[Entries taken from a collection]
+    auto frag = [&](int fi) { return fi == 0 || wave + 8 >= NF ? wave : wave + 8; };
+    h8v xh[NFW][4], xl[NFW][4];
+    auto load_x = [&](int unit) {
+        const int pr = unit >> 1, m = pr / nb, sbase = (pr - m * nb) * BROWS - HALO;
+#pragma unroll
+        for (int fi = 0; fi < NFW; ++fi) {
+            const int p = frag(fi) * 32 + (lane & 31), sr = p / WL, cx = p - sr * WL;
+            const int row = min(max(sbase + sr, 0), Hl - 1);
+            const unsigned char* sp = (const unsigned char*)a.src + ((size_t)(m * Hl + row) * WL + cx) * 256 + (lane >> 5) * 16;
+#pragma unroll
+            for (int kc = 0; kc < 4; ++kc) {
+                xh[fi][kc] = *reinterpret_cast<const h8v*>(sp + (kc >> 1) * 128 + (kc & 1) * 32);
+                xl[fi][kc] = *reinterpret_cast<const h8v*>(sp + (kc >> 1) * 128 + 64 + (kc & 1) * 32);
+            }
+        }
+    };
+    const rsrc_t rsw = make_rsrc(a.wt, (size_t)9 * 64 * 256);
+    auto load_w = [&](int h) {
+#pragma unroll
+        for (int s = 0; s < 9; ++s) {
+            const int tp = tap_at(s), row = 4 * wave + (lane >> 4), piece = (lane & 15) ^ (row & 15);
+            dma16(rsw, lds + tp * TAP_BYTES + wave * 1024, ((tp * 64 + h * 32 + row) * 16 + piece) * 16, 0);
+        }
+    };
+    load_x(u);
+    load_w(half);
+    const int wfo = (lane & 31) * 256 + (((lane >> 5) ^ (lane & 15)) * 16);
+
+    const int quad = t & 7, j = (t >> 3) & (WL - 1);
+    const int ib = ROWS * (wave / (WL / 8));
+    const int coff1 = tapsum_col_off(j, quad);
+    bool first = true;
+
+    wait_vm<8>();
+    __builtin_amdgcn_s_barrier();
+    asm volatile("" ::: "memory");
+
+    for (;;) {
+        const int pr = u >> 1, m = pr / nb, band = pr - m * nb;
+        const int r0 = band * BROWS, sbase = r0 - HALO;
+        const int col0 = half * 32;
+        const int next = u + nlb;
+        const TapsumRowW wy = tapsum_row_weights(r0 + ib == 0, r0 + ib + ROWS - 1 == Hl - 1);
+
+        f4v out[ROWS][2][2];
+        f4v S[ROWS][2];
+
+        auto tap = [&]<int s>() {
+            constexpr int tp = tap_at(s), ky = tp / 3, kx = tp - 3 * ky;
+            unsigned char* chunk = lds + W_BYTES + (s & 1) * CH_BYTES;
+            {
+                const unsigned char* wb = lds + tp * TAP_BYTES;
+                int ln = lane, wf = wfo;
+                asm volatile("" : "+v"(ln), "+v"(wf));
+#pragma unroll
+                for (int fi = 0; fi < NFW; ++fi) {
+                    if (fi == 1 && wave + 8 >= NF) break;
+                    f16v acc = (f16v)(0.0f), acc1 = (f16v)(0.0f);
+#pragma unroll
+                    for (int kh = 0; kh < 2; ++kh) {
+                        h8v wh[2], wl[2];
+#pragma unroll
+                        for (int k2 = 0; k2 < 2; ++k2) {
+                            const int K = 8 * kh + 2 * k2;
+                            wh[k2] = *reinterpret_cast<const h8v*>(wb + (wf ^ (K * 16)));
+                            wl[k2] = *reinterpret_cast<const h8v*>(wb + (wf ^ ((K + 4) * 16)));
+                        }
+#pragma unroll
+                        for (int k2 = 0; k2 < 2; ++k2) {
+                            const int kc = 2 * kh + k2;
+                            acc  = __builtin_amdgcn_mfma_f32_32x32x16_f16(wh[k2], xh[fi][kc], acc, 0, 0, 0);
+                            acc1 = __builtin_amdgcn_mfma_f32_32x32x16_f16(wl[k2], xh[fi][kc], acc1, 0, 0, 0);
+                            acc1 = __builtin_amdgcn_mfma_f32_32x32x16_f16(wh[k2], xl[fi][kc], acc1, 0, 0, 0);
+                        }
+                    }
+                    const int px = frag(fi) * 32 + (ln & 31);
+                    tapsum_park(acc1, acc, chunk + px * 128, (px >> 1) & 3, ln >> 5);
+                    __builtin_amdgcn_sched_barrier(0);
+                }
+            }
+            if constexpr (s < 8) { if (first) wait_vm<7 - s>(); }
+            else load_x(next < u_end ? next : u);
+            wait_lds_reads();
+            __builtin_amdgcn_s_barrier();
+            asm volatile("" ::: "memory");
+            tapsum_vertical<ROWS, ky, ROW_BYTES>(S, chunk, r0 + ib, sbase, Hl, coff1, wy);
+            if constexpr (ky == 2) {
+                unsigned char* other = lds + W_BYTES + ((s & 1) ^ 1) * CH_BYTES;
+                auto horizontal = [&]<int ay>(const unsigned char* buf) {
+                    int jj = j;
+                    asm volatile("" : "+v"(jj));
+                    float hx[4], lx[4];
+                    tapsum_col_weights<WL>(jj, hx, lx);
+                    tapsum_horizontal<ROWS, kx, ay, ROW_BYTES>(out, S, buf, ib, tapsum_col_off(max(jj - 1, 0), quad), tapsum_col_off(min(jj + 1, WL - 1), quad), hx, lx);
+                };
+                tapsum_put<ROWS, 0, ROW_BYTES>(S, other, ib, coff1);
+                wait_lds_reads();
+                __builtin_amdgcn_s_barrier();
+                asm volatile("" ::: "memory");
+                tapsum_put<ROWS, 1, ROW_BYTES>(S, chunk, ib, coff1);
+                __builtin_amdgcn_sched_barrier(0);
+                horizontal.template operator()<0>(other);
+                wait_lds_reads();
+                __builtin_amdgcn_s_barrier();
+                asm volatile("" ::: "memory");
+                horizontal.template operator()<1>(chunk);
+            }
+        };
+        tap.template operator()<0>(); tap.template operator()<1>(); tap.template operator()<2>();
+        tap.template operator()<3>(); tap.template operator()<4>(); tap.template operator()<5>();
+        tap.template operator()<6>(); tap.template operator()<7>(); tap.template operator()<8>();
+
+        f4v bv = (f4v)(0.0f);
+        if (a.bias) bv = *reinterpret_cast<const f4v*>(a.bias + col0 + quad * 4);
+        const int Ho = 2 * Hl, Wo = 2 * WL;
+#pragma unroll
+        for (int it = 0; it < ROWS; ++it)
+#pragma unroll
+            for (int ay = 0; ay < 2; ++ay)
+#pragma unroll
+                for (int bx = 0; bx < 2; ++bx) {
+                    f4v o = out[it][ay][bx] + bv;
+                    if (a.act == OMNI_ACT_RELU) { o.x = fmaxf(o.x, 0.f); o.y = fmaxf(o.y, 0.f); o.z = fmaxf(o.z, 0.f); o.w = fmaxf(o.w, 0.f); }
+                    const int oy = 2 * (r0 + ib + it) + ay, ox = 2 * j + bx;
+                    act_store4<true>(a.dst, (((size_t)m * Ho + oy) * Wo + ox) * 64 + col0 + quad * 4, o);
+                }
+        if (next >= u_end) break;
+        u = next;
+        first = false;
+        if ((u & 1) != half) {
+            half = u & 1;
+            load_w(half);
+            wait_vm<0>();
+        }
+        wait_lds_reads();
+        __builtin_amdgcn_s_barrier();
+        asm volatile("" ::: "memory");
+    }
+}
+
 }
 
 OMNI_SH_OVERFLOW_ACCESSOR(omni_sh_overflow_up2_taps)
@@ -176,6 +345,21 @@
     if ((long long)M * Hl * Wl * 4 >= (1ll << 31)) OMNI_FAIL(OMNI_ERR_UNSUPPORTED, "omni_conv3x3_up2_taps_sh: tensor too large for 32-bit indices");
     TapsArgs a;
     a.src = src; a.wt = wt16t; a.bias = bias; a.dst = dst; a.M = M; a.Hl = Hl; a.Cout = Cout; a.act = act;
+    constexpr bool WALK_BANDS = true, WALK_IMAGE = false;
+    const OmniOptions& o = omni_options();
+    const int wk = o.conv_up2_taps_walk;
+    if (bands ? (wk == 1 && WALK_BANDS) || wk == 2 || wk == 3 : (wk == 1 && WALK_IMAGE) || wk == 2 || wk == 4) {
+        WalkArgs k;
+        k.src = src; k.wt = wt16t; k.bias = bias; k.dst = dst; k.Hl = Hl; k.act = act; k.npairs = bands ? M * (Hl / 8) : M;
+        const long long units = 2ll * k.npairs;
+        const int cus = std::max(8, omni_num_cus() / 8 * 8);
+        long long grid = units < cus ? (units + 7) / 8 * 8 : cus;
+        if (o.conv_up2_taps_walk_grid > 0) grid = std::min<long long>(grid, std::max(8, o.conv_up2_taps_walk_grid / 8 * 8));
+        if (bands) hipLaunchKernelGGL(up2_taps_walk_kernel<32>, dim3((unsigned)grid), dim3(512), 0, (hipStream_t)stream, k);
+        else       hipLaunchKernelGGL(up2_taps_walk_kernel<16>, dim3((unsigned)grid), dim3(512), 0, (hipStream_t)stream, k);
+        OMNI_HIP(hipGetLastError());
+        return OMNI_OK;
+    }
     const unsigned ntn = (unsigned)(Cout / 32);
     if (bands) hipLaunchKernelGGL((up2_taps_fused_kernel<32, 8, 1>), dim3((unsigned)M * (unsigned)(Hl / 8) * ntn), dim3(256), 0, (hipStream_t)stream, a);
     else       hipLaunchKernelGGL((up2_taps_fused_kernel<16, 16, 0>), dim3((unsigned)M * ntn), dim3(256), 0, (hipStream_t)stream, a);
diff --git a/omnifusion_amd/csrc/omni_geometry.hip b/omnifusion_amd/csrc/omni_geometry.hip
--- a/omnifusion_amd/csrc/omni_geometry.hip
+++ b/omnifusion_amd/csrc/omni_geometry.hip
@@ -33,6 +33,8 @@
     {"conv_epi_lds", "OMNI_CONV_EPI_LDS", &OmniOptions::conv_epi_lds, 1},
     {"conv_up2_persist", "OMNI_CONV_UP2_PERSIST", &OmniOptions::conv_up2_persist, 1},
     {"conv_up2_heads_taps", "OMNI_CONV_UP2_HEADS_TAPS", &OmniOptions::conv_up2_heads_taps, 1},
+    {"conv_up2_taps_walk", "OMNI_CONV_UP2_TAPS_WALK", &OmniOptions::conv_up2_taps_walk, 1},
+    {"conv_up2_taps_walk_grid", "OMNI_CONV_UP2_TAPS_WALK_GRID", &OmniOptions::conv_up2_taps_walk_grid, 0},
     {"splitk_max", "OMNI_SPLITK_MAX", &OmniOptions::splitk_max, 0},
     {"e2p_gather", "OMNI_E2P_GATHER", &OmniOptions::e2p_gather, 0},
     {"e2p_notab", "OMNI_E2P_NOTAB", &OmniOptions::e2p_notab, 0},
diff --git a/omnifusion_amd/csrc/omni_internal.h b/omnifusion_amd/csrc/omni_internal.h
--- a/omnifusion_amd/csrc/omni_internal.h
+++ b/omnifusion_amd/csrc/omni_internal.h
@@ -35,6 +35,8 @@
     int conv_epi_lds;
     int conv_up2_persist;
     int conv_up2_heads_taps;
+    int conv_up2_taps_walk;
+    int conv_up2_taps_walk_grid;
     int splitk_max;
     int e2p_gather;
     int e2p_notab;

--

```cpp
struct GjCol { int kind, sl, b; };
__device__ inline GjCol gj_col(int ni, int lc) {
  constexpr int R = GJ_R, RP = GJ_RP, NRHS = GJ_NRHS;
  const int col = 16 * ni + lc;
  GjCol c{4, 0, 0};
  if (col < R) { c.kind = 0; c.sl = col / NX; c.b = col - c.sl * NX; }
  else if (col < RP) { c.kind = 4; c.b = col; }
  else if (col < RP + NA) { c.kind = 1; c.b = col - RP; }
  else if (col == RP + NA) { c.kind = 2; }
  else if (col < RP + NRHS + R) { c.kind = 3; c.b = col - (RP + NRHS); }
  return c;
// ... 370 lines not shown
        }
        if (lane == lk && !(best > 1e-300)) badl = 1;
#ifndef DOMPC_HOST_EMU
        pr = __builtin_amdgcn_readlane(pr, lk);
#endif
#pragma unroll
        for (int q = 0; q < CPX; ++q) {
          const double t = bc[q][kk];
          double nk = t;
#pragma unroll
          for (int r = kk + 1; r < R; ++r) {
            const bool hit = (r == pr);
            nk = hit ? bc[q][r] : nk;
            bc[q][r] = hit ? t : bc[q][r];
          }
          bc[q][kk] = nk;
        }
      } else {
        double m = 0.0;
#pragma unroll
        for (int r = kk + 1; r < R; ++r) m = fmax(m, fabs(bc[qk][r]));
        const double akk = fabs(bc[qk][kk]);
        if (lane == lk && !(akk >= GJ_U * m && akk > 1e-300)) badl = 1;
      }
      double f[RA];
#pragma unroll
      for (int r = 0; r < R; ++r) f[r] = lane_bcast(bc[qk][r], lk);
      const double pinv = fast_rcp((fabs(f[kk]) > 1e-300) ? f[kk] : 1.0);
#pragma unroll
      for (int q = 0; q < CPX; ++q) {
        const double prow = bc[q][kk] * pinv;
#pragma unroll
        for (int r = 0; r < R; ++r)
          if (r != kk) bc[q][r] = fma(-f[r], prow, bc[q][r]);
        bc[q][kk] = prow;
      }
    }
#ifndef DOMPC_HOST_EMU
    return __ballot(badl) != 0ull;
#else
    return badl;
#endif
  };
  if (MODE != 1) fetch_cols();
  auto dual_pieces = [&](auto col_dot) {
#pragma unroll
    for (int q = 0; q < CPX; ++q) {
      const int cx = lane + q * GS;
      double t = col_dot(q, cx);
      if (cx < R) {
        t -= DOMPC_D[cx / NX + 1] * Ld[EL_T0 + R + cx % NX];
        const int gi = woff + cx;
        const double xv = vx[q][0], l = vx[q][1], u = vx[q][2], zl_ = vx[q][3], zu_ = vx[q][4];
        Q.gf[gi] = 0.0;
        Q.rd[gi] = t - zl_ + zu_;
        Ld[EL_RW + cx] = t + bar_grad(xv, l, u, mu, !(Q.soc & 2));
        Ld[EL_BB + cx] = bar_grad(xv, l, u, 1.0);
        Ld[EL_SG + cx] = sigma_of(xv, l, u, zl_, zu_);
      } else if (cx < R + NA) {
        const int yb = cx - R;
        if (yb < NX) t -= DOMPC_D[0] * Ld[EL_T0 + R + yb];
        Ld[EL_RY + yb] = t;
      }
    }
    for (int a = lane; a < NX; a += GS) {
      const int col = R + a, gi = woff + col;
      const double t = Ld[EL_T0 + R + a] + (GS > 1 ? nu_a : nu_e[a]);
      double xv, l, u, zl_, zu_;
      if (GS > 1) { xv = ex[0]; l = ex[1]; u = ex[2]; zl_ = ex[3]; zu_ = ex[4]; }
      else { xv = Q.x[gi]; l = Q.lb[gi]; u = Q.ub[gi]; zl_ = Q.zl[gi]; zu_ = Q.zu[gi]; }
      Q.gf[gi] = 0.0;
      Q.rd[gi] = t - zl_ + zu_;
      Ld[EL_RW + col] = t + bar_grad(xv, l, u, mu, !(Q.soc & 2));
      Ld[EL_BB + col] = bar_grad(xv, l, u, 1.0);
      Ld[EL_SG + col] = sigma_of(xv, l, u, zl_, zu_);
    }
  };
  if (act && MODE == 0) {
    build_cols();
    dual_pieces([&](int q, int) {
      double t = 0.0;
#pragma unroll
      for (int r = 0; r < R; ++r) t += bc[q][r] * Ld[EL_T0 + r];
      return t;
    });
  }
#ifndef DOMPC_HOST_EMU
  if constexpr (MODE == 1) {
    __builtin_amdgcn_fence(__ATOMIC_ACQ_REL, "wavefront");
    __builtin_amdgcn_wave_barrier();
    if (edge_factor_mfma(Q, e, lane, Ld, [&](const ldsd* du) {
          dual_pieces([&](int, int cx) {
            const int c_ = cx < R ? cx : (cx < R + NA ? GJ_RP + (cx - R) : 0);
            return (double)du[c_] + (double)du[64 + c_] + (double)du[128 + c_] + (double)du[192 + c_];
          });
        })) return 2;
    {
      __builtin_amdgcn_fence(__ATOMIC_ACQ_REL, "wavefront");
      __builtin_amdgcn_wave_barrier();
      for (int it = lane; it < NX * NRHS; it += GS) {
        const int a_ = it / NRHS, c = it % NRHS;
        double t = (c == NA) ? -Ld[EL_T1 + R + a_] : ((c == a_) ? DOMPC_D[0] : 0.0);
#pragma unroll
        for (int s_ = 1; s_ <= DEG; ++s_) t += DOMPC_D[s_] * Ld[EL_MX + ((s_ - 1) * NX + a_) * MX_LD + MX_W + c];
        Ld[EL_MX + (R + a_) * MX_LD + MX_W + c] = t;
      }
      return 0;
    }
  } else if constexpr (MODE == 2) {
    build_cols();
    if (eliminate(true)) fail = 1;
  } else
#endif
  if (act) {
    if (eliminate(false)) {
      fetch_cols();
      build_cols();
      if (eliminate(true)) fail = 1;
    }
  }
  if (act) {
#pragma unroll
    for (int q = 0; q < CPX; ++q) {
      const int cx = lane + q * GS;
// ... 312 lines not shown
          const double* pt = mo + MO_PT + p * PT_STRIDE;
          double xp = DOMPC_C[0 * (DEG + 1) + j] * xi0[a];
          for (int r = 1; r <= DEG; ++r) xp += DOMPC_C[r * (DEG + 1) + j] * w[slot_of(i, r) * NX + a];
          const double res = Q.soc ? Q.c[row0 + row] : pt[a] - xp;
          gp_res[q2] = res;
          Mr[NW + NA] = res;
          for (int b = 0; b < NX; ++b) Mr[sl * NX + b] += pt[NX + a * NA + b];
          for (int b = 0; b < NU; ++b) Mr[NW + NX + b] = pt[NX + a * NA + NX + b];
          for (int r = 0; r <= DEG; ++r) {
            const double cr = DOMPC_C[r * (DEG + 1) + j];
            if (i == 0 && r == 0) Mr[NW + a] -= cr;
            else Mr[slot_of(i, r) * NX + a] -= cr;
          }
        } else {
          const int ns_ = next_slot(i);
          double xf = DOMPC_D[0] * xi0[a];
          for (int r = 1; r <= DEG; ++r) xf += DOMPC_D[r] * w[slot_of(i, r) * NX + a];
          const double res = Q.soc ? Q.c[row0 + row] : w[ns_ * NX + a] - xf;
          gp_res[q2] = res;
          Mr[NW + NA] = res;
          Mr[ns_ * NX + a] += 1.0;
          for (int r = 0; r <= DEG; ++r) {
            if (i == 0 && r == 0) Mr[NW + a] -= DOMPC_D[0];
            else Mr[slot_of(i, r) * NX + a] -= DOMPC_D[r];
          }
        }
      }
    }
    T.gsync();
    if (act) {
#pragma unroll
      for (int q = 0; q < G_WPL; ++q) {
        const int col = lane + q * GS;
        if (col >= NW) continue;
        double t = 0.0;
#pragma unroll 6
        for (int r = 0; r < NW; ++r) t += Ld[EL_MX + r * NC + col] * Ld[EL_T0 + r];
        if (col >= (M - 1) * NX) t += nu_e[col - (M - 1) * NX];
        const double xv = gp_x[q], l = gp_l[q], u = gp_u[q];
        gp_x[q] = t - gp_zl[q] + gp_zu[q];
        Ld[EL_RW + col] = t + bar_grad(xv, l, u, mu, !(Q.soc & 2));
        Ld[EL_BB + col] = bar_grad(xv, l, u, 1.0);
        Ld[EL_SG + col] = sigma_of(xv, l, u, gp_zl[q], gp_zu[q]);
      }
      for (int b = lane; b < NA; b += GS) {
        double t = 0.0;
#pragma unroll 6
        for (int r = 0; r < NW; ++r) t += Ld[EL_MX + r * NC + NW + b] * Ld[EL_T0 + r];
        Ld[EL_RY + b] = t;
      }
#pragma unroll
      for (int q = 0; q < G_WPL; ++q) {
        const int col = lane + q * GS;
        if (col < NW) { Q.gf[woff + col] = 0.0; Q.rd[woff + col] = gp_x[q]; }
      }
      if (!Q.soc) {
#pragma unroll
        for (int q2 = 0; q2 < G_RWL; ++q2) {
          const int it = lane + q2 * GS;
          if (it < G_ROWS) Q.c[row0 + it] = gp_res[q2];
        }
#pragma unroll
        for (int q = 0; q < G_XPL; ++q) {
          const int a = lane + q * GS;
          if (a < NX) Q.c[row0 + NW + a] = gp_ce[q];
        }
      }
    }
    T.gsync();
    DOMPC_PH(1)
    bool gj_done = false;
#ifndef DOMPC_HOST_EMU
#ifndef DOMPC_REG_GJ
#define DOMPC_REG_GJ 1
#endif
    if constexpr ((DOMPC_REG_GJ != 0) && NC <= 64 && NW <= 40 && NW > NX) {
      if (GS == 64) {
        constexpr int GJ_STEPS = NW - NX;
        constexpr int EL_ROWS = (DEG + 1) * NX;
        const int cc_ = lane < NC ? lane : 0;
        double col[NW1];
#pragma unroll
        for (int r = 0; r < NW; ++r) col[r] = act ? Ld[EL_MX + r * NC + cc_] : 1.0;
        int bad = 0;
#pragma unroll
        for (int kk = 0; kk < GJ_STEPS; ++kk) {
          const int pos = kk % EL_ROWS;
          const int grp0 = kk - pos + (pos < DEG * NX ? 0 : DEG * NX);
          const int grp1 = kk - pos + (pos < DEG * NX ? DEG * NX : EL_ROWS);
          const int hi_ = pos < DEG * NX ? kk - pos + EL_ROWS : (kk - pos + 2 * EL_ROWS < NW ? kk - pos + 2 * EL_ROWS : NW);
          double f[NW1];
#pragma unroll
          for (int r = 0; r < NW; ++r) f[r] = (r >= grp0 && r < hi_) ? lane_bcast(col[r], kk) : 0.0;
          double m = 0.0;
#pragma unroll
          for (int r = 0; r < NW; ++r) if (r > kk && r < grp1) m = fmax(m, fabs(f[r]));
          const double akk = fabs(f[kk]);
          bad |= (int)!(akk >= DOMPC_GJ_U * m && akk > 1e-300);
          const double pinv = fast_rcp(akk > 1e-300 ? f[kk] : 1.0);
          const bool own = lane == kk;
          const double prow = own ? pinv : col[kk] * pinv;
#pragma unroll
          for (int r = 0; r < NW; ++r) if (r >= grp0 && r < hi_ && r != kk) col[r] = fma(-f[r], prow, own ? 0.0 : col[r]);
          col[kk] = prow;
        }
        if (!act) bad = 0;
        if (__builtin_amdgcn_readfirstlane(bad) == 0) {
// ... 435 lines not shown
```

- **Exercise details**
Some lines above hold the word "woff". Copy all of them.

- **Answer space**
        const int gi = woff + cx;
      const int col = R + a, gi = woff + col;
        if (col < NW) { Q.gf[woff + col] = 0.0; Q.rd[woff + col] = gp_x[q]; }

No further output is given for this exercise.